G15. The Performance Agreement will ensure that the States and Territories will have
access to GST data held by the ATO subject to statutory limitations.
G16. The Performance Agreement will outline arrangements for raising matters of
operational significance with the Ministerial Council. Matters of operational significance
may include disputes over the interpretation of the Performance Agreement and
non-performance by the ATO against agreed targets. The Performance Agreement will ensure
that the ATO will have the opportunity to provide direct advice to the Ministerial Council
on any matters submitted to the Council.
G17. The Performance Agreement will be developed by the GST Administration
Sub-Committee and representatives of the ATO. The Performance Agreement is to be developed
with reference to both:
- the guiding principles outlined in this Appendix; and
- actual GST performance data (including revenue) in the Australian context, gathered
during the transitional years.
G18. The Performance Agreement is to be finalised by the end of the GST transitional
year ending June 2002. The Performance Agreement is to be endorsed by the Ministerial
Council prior to being signed.
G19. The Performance Agreement will stipulate the process for its amendment.

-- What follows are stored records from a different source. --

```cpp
template <bool WITH_BIAS>
__device__ __forceinline__ f32x4 contract_rows_grid(const float *stg, int rows_pad, int ct_g, int ct_a, int lane, f32x4 &bias) {
    const f32x4 zero4 = {0.f, 0.f, 0.f, 0.f};
    f32x4 a0 = zero4, a1 = zero4, a2 = zero4, a3 = zero4;
    float bs = 0.f;
    const float *G = stg + (size_t)ct_g * TRAIN_MAX_ROWS * 16 + (lane >> 4) * 16 + (lane & 15);
    const float *A = stg + (size_t)ct_a * TRAIN_MAX_ROWS * 16 + (lane >> 4) * 16 + (lane & 15);
    constexpr int NIT = TRAIN_MAX_ROWS / 16;
    float gv[NIT][4], ev[NIT][4];
#pragma unroll
    for (int it = 0; it < NIT; ++it) {
        const int r = it * 16 < rows_pad ? it * 16 : 0;
#pragma unroll
        for (int k = 0; k < 4; ++k) {
            gv[it][k] = ld_sc1(G + (r + 4 * k) * 16);
            ev[it][k] = ld_sc1(A + (r + 4 * k) * 16);
        }
    }
#pragma unroll
    for (int it = 0; it < NIT; ++it) {
        if (it * 16 < rows_pad) {
            a0 = mfma4(gv[it][0], ev[it][0], a0);
            a1 = mfma4(gv[it][1], ev[it][1], a1);
            a2 = mfma4(gv[it][2], ev[it][2], a2);
            a3 = mfma4(gv[it][3], ev[it][3], a3);
            if (WITH_BIAS) bs += (gv[it][0] + gv[it][1]) + (gv[it][2] + gv[it][3]);
        }
    }
    if (WITH_BIAS) {
        bs += __shfl_xor(bs, 16);
        bs += __shfl_xor(bs, 32);
        const int q4 = (lane >> 4) * 4;
        bias = (f32x4){__shfl(bs, q4 + 0), __shfl(bs, q4 + 1), __shfl(bs, q4 + 2), __shfl(bs, q4 + 3)};
    }
    return (a0 + a1) + (a2 + a3);
}

__device__ __forceinline__ void stage_tile_grid(float *stg, int ct, int row, int lane, f32x4 v) {
    st_sc1_f32x4(stg + ((size_t)ct * TRAIN_MAX_ROWS + row) * 16 + (lane >> 4) * 4, v);
}

template <int NT, int NH, int L, int ACT>
__device__ __forceinline__ void mlp_bwd_grid(const float *__restrict__ bn, int lane, float *stg, int row, const f32x4 (&g_out)[NT],
                                             const f32x4 (&acts)[L + 1][NH], f32x4 (&g_m)[NT]) {
    typedef StageMap<NT, NH, L> SM;
    const float *B3 = bn + frag_off_L1() + 4 * lane;
    const float *B2 = bn + frag_off_L2(NT, NH) + 4 * lane;
    const float *B1 = bn + frag_off_L3(NT, NH, L) + 4 * lane;
    f32x4 gh[NH];
#pragma unroll
    for (int tau = 0; tau < NT; ++tau) stage_tile_grid(stg, SM::gout(tau), row, lane, g_out[tau]);
#pragma unroll
    for (int ht = 0; ht < NH; ++ht) {
        f32x4 acc = {0.f, 0.f, 0.f, 0.f};
#pragma unroll
        for (int tau = 0; tau < NT; ++tau) {
            const f32x4 f = frag_quad(B3, (ht * NT + tau));
            acc = mfma4(f.x, g_out[tau].x, acc);
            acc = mfma4(f.y, g_out[tau].y, acc);
            acc = mfma4(f.z, g_out[tau].z, acc);
            acc = mfma4(f.w, g_out[tau].w, acc);
        }
        gh[ht] = acc;
    }
#pragma unroll
    for (int l = L; l >= 1; --l) {
        f32x4 gpre[NH];
#pragma unroll
        for (int ht = 0; ht < NH; ++ht) {
            gpre[ht] = act_grad<ACT>(gh[ht], acts[l][ht]);
            stage_tile_grid(stg, SM::gpre(l, ht), row, lane, gpre[ht]);
            stage_tile_grid(stg, SM::act(l, ht), row, lane, acts[l][ht]);
        }
#pragma unroll
        for (int hti = 0; hti < NH; ++hti) {
            f32x4 acc = {0.f, 0.f, 0.f, 0.f};
#pragma unroll
            for (int hto = 0; hto < NH; ++hto) {
                const f32x4 f = frag_quad(B2, (((l - 1) * NH + hti) * NH + hto));
                acc = mfma4(f.x, gpre[hto].x, acc);
                acc = mfma4(f.y, gpre[hto].y, acc);
                acc = mfma4(f.z, gpre[hto].z, acc);
                acc = mfma4(f.w, gpre[hto].w, acc);
            }
            gh[hti] = acc;
        }
    }
    f32x4 gpre0[NH];
#pragma unroll
    for (int ht = 0; ht < NH; ++ht) {
        gpre0[ht] = act_grad<ACT>(gh[ht], acts[0][ht]);
        stage_tile_grid(stg, SM::gpre(0, ht), row, lane, gpre0[ht]);
        stage_tile_grid(stg, SM::act(0, ht), row, lane, acts[0][ht]);
    }
#pragma unroll
    for (int tau = 0; tau < NT; ++tau) {
        f32x4 acc = {0.f, 0.f, 0.f, 0.f};
#pragma unroll
        for (int ht = 0; ht < NH; ++ht) {
            const f32x4 f = frag_quad(B1, (tau * NH + ht));
            acc = mfma4(f.x, gpre0[ht].x, acc);
            acc = mfma4(f.y, gpre0[ht].y, acc);
            acc = mfma4(f.z, gpre0[ht].z, acc);
            acc = mfma4(f.w, gpre0[ht].w, acc);
        }
        g_m[tau] = acc;
    }
}

template <int NT, int NH, int L>
__device__ __forceinline__ void block_backward_grid(const TrainArgs &a, int b, int lane, int row, bool row_ok, const f32x4 (&cond)[NT],
                                                    f32x4 (&ytrans)[NT], f32x4 (&gcond)[NT], f32x4 (&gtrans)[NT], float gld,
                                                    const float *imgf, const float *imgb, const f32x4 *__restrict__ stash) {
    typedef StageMap<NT, NH, L> SM;
    const int pt = b & 1;
    const float *wf = imgf + (size_t)b * 2 * a.s.net_floats;
    const float *wb = imgb + (size_t)b * 2 * a.s.net_floats;
    float *stg_s = a.gstage + (size_t)(b * 2 + 0) * SM::count * TRAIN_MAX_ROWS * 16;
    float *stg_t = a.gstage + (size_t)(b * 2 + 1) * SM::count * TRAIN_MAX_ROWS * 16;
    f32x4 as[L + 1][NH], at[L + 1][NH], ls[NT], t[NT], g_ls[NT], g_t[NT], gm_s[NT], gm_t[NT];
    const int g = lane >> 4;
#pragma unroll
    for (int l = 0; l <= L; ++l)
#pragma unroll
        for (int ht = 0; ht < NH; ++ht) {
            as[l][ht] = stash[((0 * (L + 1) + l) * NH + ht) * 64 + lane];
            at[l][ht] = stash[((1 * (L + 1) + l) * NH + ht) * 64 + lane];
        }
    mlp_out_layer<NT, NH, L>(wf, lane, as[L], ls);
    mlp_out_layer<NT, NH, L>(wf + a.s.net_floats, lane, at[L], t);
#pragma unroll
    for (int tau = 0; tau < NT; ++tau) {
        float lsv[4] = {ls[tau].x, ls[tau].y, ls[tau].z, ls[tau].w};
        float tv[4] = {t[tau].x, t[tau].y, t[tau].z, t[tau].w};
        float yv[4] = {ytrans[tau].x, ytrans[tau].y, ytrans[tau].z, ytrans[tau].w};
        float gv[4] = {gtrans[tau].x, gtrans[tau].y, gtrans[tau].z, gtrans[tau].w};
        float o_gls[4], o_gt[4], o_x[4], o_gx[4];
#pragma unroll
        for (int r = 0; r < 4; ++r) {
            const int d = 2 * (16 * tau + 4 * g + r) + pt;
            const bool valid = row_ok && d < a.s.D;
            float ymt = yv[r] - tv[r];
            o_gls[r] = valid ? gv[r] * ymt + gld : 0.f;
            o_gt[r] = valid ? gv[r] : 0.f;
            o_x[r] = ymt * __expf(-lsv[r]);
            o_gx[r] = gv[r] * __expf(lsv[r]);
        }
        g_ls[tau] = (f32x4){o_gls[0], o_gls[1], o_gls[2], o_gls[3]};
        g_t[tau] = (f32x4){o_gt[0], o_gt[1], o_gt[2], o_gt[3]};
        ytrans[tau] = (f32x4){o_x[0], o_x[1], o_x[2], o_x[3]};
        gtrans[tau] = (f32x4){o_gx[0], o_gx[1], o_gx[2], o_gx[3]};
    }
    mlp_bwd_grid<NT, NH, L, 0>(wb, lane, stg_s, row, g_ls, as, gm_s);
#pragma unroll
    for (int tau = 0; tau < NT; ++tau) {
        f32x4 mv = cond[tau];
        if (!row_ok) mv = (f32x4){0.f, 0.f, 0.f, 0.f};
        stage_tile_grid(stg_s, SM::m(tau), row, lane, mv);
        stage_tile_grid(stg_t, SM::m(tau), row, lane, mv);
    }
    mlp_bwd_grid<NT, NH, L, 1>(wb + a.s.net_floats, lane, stg_t, row, g_t, at, gm_t);
#pragma unroll
    for (int tau = 0; tau < NT; ++tau) gcond[tau] = gcond[tau] + gm_s[tau] + gm_t[tau];
}

__device__ __forceinline__ void lds_barrier_t() { asm volatile("s_waitcnt lgkmcnt(0)\n\ts_barrier" ::: "memory"); }

template <int NT>
__device__ __forceinline__ void team_swap(f32x4 *xch, int role, int lane, const f32x4 (&mine)[NT], f32x4 (&other)[NT]) {
#pragma unroll
    for (int tau = 0; tau < NT; ++tau) xch[(role * NT + tau) * 64 + lane] = mine[tau];
// ... 571 lines not shown
```

### nnest_amd/csrc/nnest_train_rows.h

```cpp

enum { ROWS_PER_WG = 4, ROWS_B = 3 };

template <int U> struct RowsKeep {
    float h1, h2;
    float ls[(U + 1) / 2], tt[(U + 1) / 2];
};

__device__ __forceinline__ int rows_img_off(int b, int f, int lane) { return b * SOLO4_NF * 64 + ((f >> 2) * 64 + lane) * 4 + (f & 3); }

template <int U>
__device__ inline void rows_param_dest(int D, int b, int n, int o, int &df, int &db, bool &scaled) {
    const int cc = (b + 1) & 1, ct = b & 1;
    const int pb0 = 16 * D, pW1 = pb0 + 16, pb1 = pW1 + 256, pWo = pb1 + 16, pbo = pWo + 16 * D;
    df = db = -1;
    scaled = false;
    auto lane_of = [&](int pos, int src) { const int dl = (pos - src) & 15; return 32 * n + 16 * (dl >> 3) + pos; };
    auto rot_of = [&](int pos, int src) { return ((pos - src) & 15) & 7; };
    if (o < pb0) {
        const int j = o / D, d = o % D;
        if ((d & 1) != cc) return;
        const int s = d >> 1, q = s / U, u = s % U;
        df = rows_img_off(b, 8 * u + rot_of(j, q), lane_of(j, q));
        db = rows_img_off(b, 40 + 8 * u + rot_of(q, j), lane_of(q, j));
        scaled = n == 0;
// ... 100 lines not shown

static __device__ __forceinline__ float rows_act_grad(float g, float a, unsigned sel) {
    const float th = g * (1.f - a * a), rl = a > 0.f ? g : 0.f;
    unsigned out;
    asm("v_bfi_b32 %0, %1, %2, %3" : "=v"(out) : "v"(sel), "v"(__float_as_uint(rl)), "v"(__float_as_uint(th)));
    return __uint_as_float(out);
}

static __device__ __forceinline__ void rows_stage(float *stg_net, int ct, int row, int col, float v, bool stager) {
    if (stager) st_sc1(stg_net + ((size_t)ct * TRAIN_MAX_ROWS + row) * 16 + col, v);
}
template <int U>
static __device__ __forceinline__ void rows_stage_slots(float *stg_net, int ct0, int row, int pos, const float (&v)[U], bool stager) {
    if constexpr (U == 4) {
        const int s = 4 * pos;
        if (stager) st_sc1_f32x4(stg_net + ((size_t)(ct0 + (s >> 4)) * TRAIN_MAX_ROWS + row) * 16 + (s & 15), (f32x4){v[0], v[1], v[2], v[3]});
    } else {
#pragma unroll
        for (int u = 0; u < U; ++u) {
            const int s = U * pos + u;
            rows_stage(stg_net, ct0 + (s >> 4), row, s & 15, v[u], stager);
        }
    }
}

template <int U>
static __device__ __forceinline__ void rows_block_backward(const Solo4Lds &wb_, unsigned sel, bool h1, bool translate_half, int pos, int D, int ct,
                                                           bool row_ok, float gld, const float (&cond)[U], float (&ytrans)[U], float (&gcond)[U],
                                                           float (&gtrans)[U], const RowsKeep<U> &kp, float *stg_net, int row, bool stager) {
    typedef StageMap<U, 1, 1> SM;
    float go[U];
#pragma unroll
    for (int k = 0; k < U / 2; ++k) {
        const int u = 2 * k + (h1 ? 1 : 0);
        const bool valid = row_ok && 2 * U * pos + 2 * u + ct < D;
        const float yv = h1 ? ytrans[2 * k + 1] : ytrans[2 * k], gv = h1 ? gtrans[2 * k + 1] : gtrans[2 * k];
        const float ymt = yv - kp.tt[k];
        const float g_ls = valid ? gv * ymt + gld : 0.f, g_t = valid ? gv : 0.f;
        float x0 = ymt * __expf(-kp.ls[k]), gx0 = gv * __expf(kp.ls[k]), gs0 = translate_half ? g_t : g_ls;
        float x1 = x0, gx1 = gx0, gs1 = gs0;
        solo_swap16(x0, x1);
        solo_swap16(gx0, gx1);
        solo_swap16(gs0, gs1);
        ytrans[2 * k] = x0; ytrans[2 * k + 1] = x1;
        gtrans[2 * k] = gx0; gtrans[2 * k + 1] = gx1;
        go[2 * k] = gs0; go[2 * k + 1] = gs1;
    }
    if constexpr (U & 1) {
        const bool valid = row_ok && 2 * U * pos + 2 * (U - 1) + ct < D;
        const float gv = gtrans[U - 1], ymt = ytrans[U - 1] - kp.tt[U / 2];
        const float g_ls = valid ? gv * ymt + gld : 0.f, g_t = valid ? gv : 0.f;
        ytrans[U - 1] = ymt * __expf(-kp.ls[U / 2]);
        gtrans[U - 1] = gv * __expf(kp.ls[U / 2]);
        go[U - 1] = translate_half ? g_t : g_ls;
    }
    rows_stage_slots<U>(stg_net, SM::gout(0), row, pos, go, stager);
    float wa[8], wb[8], a0, a1;
    if constexpr (U >= 2) {
        wb_.load8(wa, 0); wb_.load8(wb, 8);
        solo_chain_2in(a0, a1, 0.f, solo_rot8_h1(go[0]), solo_rot8_h1(go[U >= 2 ? 1 : 0]), wa, wb);
    }
    if constexpr (U == 4) {
        wb_.load8(wa, 16); wb_.load8(wb, 24);
        solo_chain_2in_acc(a0, a1, solo_rot8_h1(go[U == 4 ? 2 : 0]), solo_rot8_h1(go[U == 4 ? 3 : 0]), wa, wb);
    }
    if constexpr (U == 1) {
        wb_.load8(wa, 0);
        solo_chain_1(a0, a1, 0.f, solo_rot8_h1(go[0]), wa);
    }
    if constexpr (U == 3) {
        wb_.load8(wa, 16);
        solo_chain_1_acc(a0, a1, solo_rot8_h1(go[U - 1]), wa);
    }
    float w2[8], w3a[8], w3b[8];
    wb_.load8(w2, 32);
    const float g_a2 = rows_act_grad(solo_join_rot(a0 + a1), kp.h2, sel);
    rows_stage(stg_net, SM::gpre(1, 0), row, pos, g_a2, stager);
    rows_stage(stg_net, SM::act(1, 0), row, pos, kp.h2, stager);
    if constexpr (U >= 2) { wb_.load8(w3a, 40); wb_.load8(w3b, 48); }
    solo_chain_1(a0, a1, 0.f, g_a2, w2);
    const float g_a1 = rows_act_grad(solo_join_rot(a0 + a1), kp.h1, sel);
    rows_stage(stg_net, SM::gpre(0, 0), row, pos, g_a1, stager);
    rows_stage(stg_net, SM::act(0, 0), row, pos, kp.h1, stager);
    {
        float cm[U];
#pragma unroll
        for (int u = 0; u < U; ++u) cm[u] = row_ok ? cond[u] : 0.f;
        rows_stage_slots<U>(stg_net, SM::m(0), row, pos, cm, stager);
    }
#pragma unroll
    for (int k = 0; k < U / 2; ++k) {
        float o0, o1;
        if (k > 0) { wb_.load8(w3a, 40 + 16 * k); wb_.load8(w3b, 48 + 16 * k); }
        solo_chain_2out(o0, o1, 0.f, 0.f, g_a1, w3a, w3b);
        solo_swap16(o0, o1);
        float fs, ft;
        solo_nets(o0 + o1, fs, ft);
        float t0 = fs + ft, t1 = t0;
        solo_swap16(t0, t1);
        gcond[2 * k] += t0;
        gcond[2 * k + 1] += t1;
    }
    if constexpr (U & 1) {
        float o0, o1;
        wb_.load8(wa, 40 + 8 * (U - 1));
        solo_chain_1(o0, o1, 0.f, g_a1, wa);
        float fs, ft;
        solo_nets(solo_join(o0 + o1), fs, ft);
        gcond[U - 1] += fs + ft;
    }
}
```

G20. The ATO and the GST Administration Sub-Committee will discuss key operational
issues and costs commencing in October 1999 and on a semiannual basis throughout the
GST transitional year ending 30 June 2002.
G21. The ATO will arrange for an audit of the systems for the control of GST costs and the
GST costs incurred during the period from 1 July 1999 to the date of the signing
of the Performance Agreement by the Parties.
G22. The ATO will undertake to establish, by the end of the Transitional year ending
30 June 2002, final GST benchmarking arrangements with relevant overseas
administrations, subject to their agreement. The ATO will discuss benchmarking plans with
the GST Administration Sub-Committee.